Asset Usage — Downstream
User requests to access restricted assets can provide a source to optimize cataloguing metadata. If users are constantly mentioning a given project or use-case and the asset is not tagged with that term, text analysis can count the frequency of occurrences and make suggestions.
Lightboxes/Collections — Downstream
Nearly all DAM systems have some kind of user collection or lightbox feature where users can store arbitrary selections. Since this is effectively quantitative data, analyzing these assets can provide insight as to potential correlations between assets which previously went unnoticed. The system can then use this metadata from these assets to cross-fertilize each other via suggestions to those carrying out cataloguing activity.
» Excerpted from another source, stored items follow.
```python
def conv_levels_plan(dims, Cin, Cout, k, stride=1, pad=(0, 0), flags=4,
                     operands=OP_ALL_ALIGNED | OP_WORKSPACE, workspace_bytes=None):
    dm = _C.host_array(_C.ctypes.c_int32, [int(d) for lv in dims for d in lv])
    args = (dm, len(dims), Cin, Cout, k, k, int(stride), int(pad[0]), int(pad[1]))
    lib = _C.lib()
    if workspace_bytes is None:
        workspace_bytes = lib.d2mi_conv2d_levels_workspace_size(*args)
    v, wsb = _plan_query(lib.d2mi_conv2d_levels_plan, "d2mi_conv2d_levels_plan", args, flags,
                         operands, workspace_bytes, len(LEVELS_PLAN_FIELDS) + 16)
    n = len(LEVELS_PLAN_FIELDS)
    return dict(zip(LEVELS_PLAN_FIELDS, v), tile0=v[n:n + 7], moff=v[n + 7:n + 14],
                workspace_bytes=wsb)


def wgrad_plan(N, H, W, Cin, Cout, k, stride=1, pad=(0, 0), flags=4,
               operands=OP_ALL_ALIGNED | OP_WORKSPACE, workspace_bytes=None):
    args = (N, H, W, Cin, Cout, k, k, int(stride), int(pad[0]), int(pad[1]))
    lib = _C.lib()
    if workspace_bytes is None:
        workspace_bytes = lib.d2mi_conv2d_wgrad_workspace_size(*args)
    v, wsb = _plan_query(lib.d2mi_conv2d_wgrad_plan, "d2mi_conv2d_wgrad_plan", args, flags,
                         operands, workspace_bytes, len(WGRAD_PLAN_FIELDS) + 2)
    return dict(zip(WGRAD_PLAN_FIELDS, v), workspace_bytes=wsb)


class _FoldFrozenBNFn(torch.autograd.Function):

    @staticmethod
    def forward(ctx, w, bias, gamma, beta, mean, var, eps, want_packed):
        _C.require_device(w, mean, var)
        KH, KW, Cin, Cout = w.shape
        w = _f32c(w)
        w_eff = torch.empty_like(w)
        packed = (torch.empty((KH, KW, Cout, Cin), dtype=torch.float32, device=w.device)
                  if want_packed else None)
        b_eff = torch.empty((Cout,), dtype=torch.float32, device=w.device)
        rc = _C.lib().d2mi_fold_frozen_bn(_C.ptr(w), _C.ptr(bias), _C.ptr(gamma), _C.ptr(beta),
                                          _C.ptr(mean), _C.ptr(var), float(eps), KH, KW, Cin,
                                          Cout, _C.ptr(w_eff), _C.ptr(packed), _C.ptr(b_eff),
                                          _C.stream_of(w.device))
        _C.check(rc, "d2mi_fold_frozen_bn")
        ctx.save_for_backward(w, bias, gamma, mean, var)
        ctx.set_materialize_grads(False)
        ctx.eps = float(eps)
        ctx.has = (bias is not None, gamma is not None, beta is not None)
        if packed is not None:
            ctx.mark_non_differentiable(packed)
        return w_eff, b_eff, packed

    @staticmethod
    def backward(ctx, gw_eff, gb_eff, _gpacked):
# ... 1398 lines not shown
```

Baseline: 113.9.

## Add KW-sharing warp-specialized conv kernel reusing input strip across horizontal taps

Adds a warp-specialized 256x128 conv kernel for stride-1 2- or 3-wide filters. Producer waves load one contiguous input row strip into LDS per kernel row, and the MFMA waves reuse it for every horizontal tap by shifting the row offset, instead of reloading and re-splitting the A tile per tap. This is meant to cut global loads and split3 conversion work for 3x3 convs. The cost is a larger LDS footprint and more complex indexing. It is gated by a planner condition, tuning knobs (on by default) and a minimum tile count, and the plan query is extended to report strip fields.

```diff
diff --git a/detectron2_tensorflow_amd/csrc/conv_mfma.hip b/detectron2_tensorflow_amd/csrc/conv_mfma.hip
--- a/detectron2_tensorflow_amd/csrc/conv_mfma.hip
+++ b/detectron2_tensorflow_amd/csrc/conv_mfma.hip
@@ -47,6 +47,7 @@
   int tdH, tdW;
   int reg_partials;
   int xcd2;
+  int kw_share;
   int nlev;
   const float* lv_x[kMaxConvLevels];
   float* lv_y[kMaxConvLevels];
@@ -982,6 +983,268 @@
                                           smem);
 }
 
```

There are a wide range of other potential usage scenarios for exploiting AI technology to enhance digital asset metadata.
Efficient and Effective Use of AI for DAM
Several points become clear about the current use of AI in DAM:
- While image recognition offers a source of some literal descriptive metadata (i.e. what something looks like in universal terms), it is a poor source of the kind of metadata most enterprise users require to find the relevant digital assets for their needs.
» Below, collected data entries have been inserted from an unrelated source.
template <int NW, int PPW, int FPI, int WPS>
__global__ __launch_bounds__(NW * 64, WPS) void das_fast_kernel(FastArgs a) {
    static_assert(PPW <= 8, "the tail pass gives 8 lanes to each of at most 8 pixels");
    extern __shared__ __attribute__((aligned(16))) float lds[];
    constexpr int FS = kFastLdsBytes / FPI;
    const int lane = threadIdx.x & 63;
    const int wave = __builtin_amdgcn_readfirstlane(threadIdx.x >> 6);
    const char *lane_base = (const char *) lds + lane * 8;
    const unsigned lane_addr = (unsigned) (unsigned long long) (const __attribute__((address_space(3))) char *) lane_base;
    const int frame0 = blockIdx.x * FPI;
    const int pix0 = (blockIdx.y * NW + wave) * PPW;
    const int wr = a.wr;
    const AWPU_AS4 FastEntry *lut = (const AWPU_AS4 FastEntry *) (unsigned long long) a.lut;
    const AWPU_AS4 int32_t *index = (const AWPU_AS4 int32_t *) (unsigned long long) a.index;
    const AWPU_AS4 int32_t *row_off = (const AWPU_AS4 int32_t *) (unsigned long long) a.row_off;

    Acc<FPI> acc[PPW];
    float tail[FPI];
#pragma unroll
    for (int b = 0; b < FPI; b++) tail[b] = 0.0f;
#pragma unroll
    for (int pp = 0; pp < PPW; pp++)
#pragma unroll
        for (int b = 0; b < FPI; b++) acc[pp].A[b] = acc[pp].Q[b] = acc[pp].C[b] = acc[pp].R[b] = f2{0.0f, 0.0f};

    constexpr int LPP = 8, NU = 32 / LPP;
    const int tail_pp = lane / LPP;
    const bool tail_lane = tail_pp < PPW && pix0 + tail_pp < a.pixel_count;
    const FastEntry *tail_row = a.lut + (size_t) (pix0 + (tail_lane ? tail_pp : 0)) * a.usable_pad;
    struct AddrG {
        unsigned addr;
        float g;
    };

    for (int m0 = 0; m0 < a.usable; m0 += a.chunk) {
        const int mc = min(a.chunk, a.usable - m0);
        const int mc4 = (mc + 3) & ~3;
        AddrG te[NU];
#pragma unroll
        for (int u = 0; u < NU; u++) {
            const int j = LPP * u + ((lane - m0) & (LPP - 1));
            te[u] = *(const AddrG *) ((const char *) (tail_row + m0 + min(j, mc4 - 1)) + 4);
            if (!tail_lane || j >= mc4) te[u].g = 0.0f;
        }
        __syncthreads();

        const int rows = AWPU_DBG(a, 1) && m0 > 0 ? 0 : FPI * mc * 2;
        const bool inside = a.wstart + 1 + wr <= a.hist;
        if (inside && !AWPU_DBG(a, 64)) {
            for (int r = wave; r < rows; r += NW) {
                const int b = r / (2 * mc);
                const int jr = r - b * 2 * mc;
                const int fb = min(frame0 + b, a.batch - 1);
                const float *src = a.frames + (size_t) fb * a.n_streams * a.hist + row_off[2 * m0 + jr];
                float *dst = lds + b * (FS / 4) + jr * wr;
                for (int t0 = 0; t0 < wr; t0 += 256) {
                    if (t0 + lane * 4 < wr) {
                        __builtin_amdgcn_global_load_lds((const __attribute__((address_space(1))) void *) (src + t0 + lane * 4),
                                                         (__attribute__((address_space(3))) void *) (dst + t0), 16, 0, 0);
                    }
                }
            }
            asm volatile("s_waitcnt vmcnt(0)" ::: "memory");
        } else
        for (int r = wave; r < rows; r += 2 * NW) {
            const float *src[2];
            float *dst[2];
            int valid[2];
#pragma unroll
            for (int u = 0; u < 2; u++) {
                const int rr = min(r + u * NW, rows - 1);
                const int b = rr / (2 * mc);
                const int jr = rr - b * 2 * mc;
                const int j = jr >> 1, q = jr & 1;
                const int fb = min(frame0 + b, a.batch - 1);
                const int first = a.wstart + q;
                src[u] = a.frames + ((size_t) fb * a.n_streams + index[m0 + j]) * a.hist + first;
                dst[u] = lds + b * (FS / 4) + (j * 2 + q) * wr;
                valid[u] = min(wr, a.hist - first);
            }
            if (valid[0] == wr && valid[1] == wr) {
                for (int t0 = 0; t0 < wr; t0 += 512) {
                    f4 v[2][2];
#pragma unroll
                    for (int u = 0; u < 2; u++)
#pragma unroll
                        for (int k = 0; k < 2; k++) {
                            const int t = t0 + k * 256 + lane * 4;
                            if (t < wr) v[u][k] = *(const f4u *) (src[u] + t);
                        }
#pragma unroll
                    for (int u = 0; u < 2; u++)
#pragma unroll
                        for (int k = 0; k < 2; k++) {
                            const int t = t0 + k * 256 + lane * 4;
                            if (t < wr) *(f4 *) (dst[u] + t) = v[u][k];
                        }
                }
            } else {
#pragma unroll
                for (int u = 0; u < 2; u++)
                    for (int t = lane; t < wr; t += 64) dst[u][t] = t < valid[u] ? src[u][t] : 0.0f;
            }
        }
        __syncthreads();

        if (!AWPU_DBG(a, 2)) {
            if constexpr (FPI == 1) {
                sweep_chunk_trips<PPW>(acc, a.lut, pix0, a.usable_pad, m0, mc4 >> 2, lane_addr);
            } else {
#pragma unroll
                for (int pp = 0; pp < PPW; pp++) {
                    const int p = pix0 + pp;
                    if (p < a.pixel_count) {
                        const AWPU_AS4 i16 *grp = (const AWPU_AS4 i16 *) (lut + (size_t) p * a.usable_pad + m0);
                        const int ng = mc4 >> 2;
                        EntryGroup e0, e1;
                        e0.v = grp[0];
                        for (int g = 0; g < ng; g += 2) {
                            e1.v = grp[g + 1];
                            sweep_group<FPI>(acc[pp], e0, lane_base);
                            e0.v = grp[g + 2];
                            if (g + 1 < ng) sweep_group<FPI>(acc[pp], e1, lane_base);
                        }
                    }
                }
// ... 119 lines not shown
        const int buf = step & 1;
        const bool last_chunk = c + 1 == n_chunks;
        const int c1 = last_chunk ? 0 : c + 1;
        const int fi1 = last_chunk ? fi + 1 : fi;
        long long t = diag ? __builtin_readcyclecounter() : 0;
        if (step + 1 < n_steps && !AWPU_DBG(a, 1)) {
            dma_chunk(frame0 + fi1, c1 * a.chunk, min(a.chunk, a.usable - c1 * a.chunk), buf ^ 1);
        }
        stamp(0, t);

        const unsigned lane_addr = lds_base + buf * BUF + lane * 8;
        if constexpr (DIAG) {
            sweep_chunk_stamped<PPW, (WPS > 4)>(acc, a.lut, pix0, a.usable_pad, m0, mc4 >> 2, lane_addr, t_wait, t_all);
        } else if (!AWPU_DBG(a, 2)) {
            sweep_chunk_trips<PPW, (WPS > 4)>(acc, a.lut, pix0, a.usable_pad, m0, mc4 >> 2, lane_addr);
        }
        stamp(1, t);
        const float *buf_f = lds + buf * (BUF / 4);
        for (int j0 = 0; j0 < (AWPU_DBG(a, 4) ? 0 : mc4); j0 += 32) {
            FastEntry e[4];
#pragma unroll
            for (int u = 0; u < 4; u++) {
                const int j = j0 + 8 * u + ((lane - m0) & 7);
                e[u] = tail_row[m0 + min(j, mc4 - 1)];
                if (!tail_lane || j >= mc4) e[u].g = 0.0f;
            }
#pragma unroll
            for (int u = 0; u < 4; u++) tail = __builtin_fmaf(e[u].g, buf_f[(e[u].addr + 1024u) >> 2], tail);
        }
        if (diag) asm volatile("s_waitcnt lgkmcnt(0)" ::: "memory");
        stamp(2, t);
        asm volatile("s_waitcnt vmcnt(0)" ::: "memory");
        stamp(3, t);
        if (!AWPU_DBG(a, 8)) __syncthreads();
        stamp(4, t);

        if (last_chunk) {
            tail = sum8(tail);
#pragma unroll
            for (int pp = 0; pp < PPW; pp++) {
                const int p = pix0 + pp;
                const float tl = lane_value(tail, pp * 8);
                const float sum = finish_pixel(acc[pp].A[0], acc[pp].Q[0], acc[pp].C[0], acc[pp].R[0], tl, lane);
                if (lane == 0 && p < a.pixel_count) {
                    a.power[(size_t) (frame0 + fi) * a.pixel_count + p] = sum / (float) (kSamples * a.usable);
                }
                acc[pp].A[0] = acc[pp].Q[0] = acc[pp].C[0] = acc[pp].R[0] = f2{0.0f, 0.0f};
            }
            tail = 0.0f;
        }
        c = c1;
        fi = fi1;
    }

    if (DIAG && a.debug_out && lane == 0) {
        unsigned long long *o = a.debug_out + 12 * ((size_t) (blockIdx.y * gridDim.x + blockIdx.x) * NW + wave);
        o[0] = t_wait;
        o[1] = t_all;
        o[2] = (unsigned long long) (__builtin_readcyclecounter() - t_begin);
        o[3] = (unsigned long long) n_steps * PPW;
        for (int k = 0; k < 5; k++) o[4 + k] = t_ph[k];
    }
}

template <bool FILTER>
__device__ __forceinline__ void pack_one_row(const float *frames, int n_streams, int hist, int wstart, const int32_t *index,
                                             int usable, const float *gain, int wp, int batch, float *packed, int pair, int s,
                                             int rows_out) {
    f2 *dst = (f2 *) packed + ((size_t) pair * rows_out + s) * wp;
    if (s >= usable) {
        for (int t = threadIdx.x; t < wp; t += blockDim.x) dst[t] = f2{0.0f, 0.0f};
        return;
    }
    const int fa = min(2 * pair, batch - 1), fb = min(2 * pair + 1, batch - 1);
    const float *xa = frames + ((size_t) fa * n_streams + index[s]) * hist + wstart;
    const float *xb = frames + ((size_t) fb * n_streams + index[s]) * hist + wstart;
    const float gm = gain ? gain[s] : 1.0f;
    const int valid = min(wp, hist - wstart);
    for (int t = threadIdx.x; t < wp; t += blockDim.x) {
        f2 v = f2{0.0f, 0.0f};
        if (t < valid) {
            v = f2{xa[t] * gm, xb[t] * gm};
            if constexpr (FILTER) {
                const bool lo = wstart + t > 0, hi = wstart + t + 1 < hist;
                const f2 nb = f2{(lo ? xa[t - 1] * gm : 0.0f) + (hi ? xa[t + 1] * gm : 0.0f),
                                 (lo ? xb[t - 1] * gm : 0.0f) + (hi ? xb[t + 1] * gm : 0.0f)};
                v = __builtin_elementwise_fma(f2{-0.25f, -0.25f}, nb, 0.5f * v);
            }
        }
        dst[t] = v;
    }
}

- A superior, and mostly untapped source of contextual awareness which could generate credible metadata is digital asset supply chains and the text or quantitative metadata which they generate.
- Many of the methods currently in use are not particularly sophisticated. They simply depend on the participants in the supply chain being prepared to be better organized. This is a key principle of all effective supply chain management initiatives: get the culture and planning right and potentially cut the complexity and cost of the technology.
- Effective use of AI tech requires more than simply plugging in third party APIs. To get the most value, you will need to spend on consulting and custom implementation work, otherwise the results will not be optimized sufficiently to generate value. That point is still not widely understood by DAM users (nor often mentioned by DAM vendors).
A Final Note on Interoperability
One subject that should be mentioned is that when properly executed, interoperability alone can produce many of the same benefits as AI. Further, the risk and complexity of implementation is significantly lower if people, systems and processes are aligned using some simple standardized protocols and methods.
DAM vendors should reflect on this as it speaks to some fundamental issues within the wider DAM industry. Many vendors would prefer to invest in highly complex solutions that keep them at the front and center of the process, rather than collaborating with peers to achieve the same result for far less effort and expense.
Imagine how much more effective AI technology could become for DAM if interoperability standards both existed and were enforced as a prerequisite of commercial participation in the delivery of solutions to end users?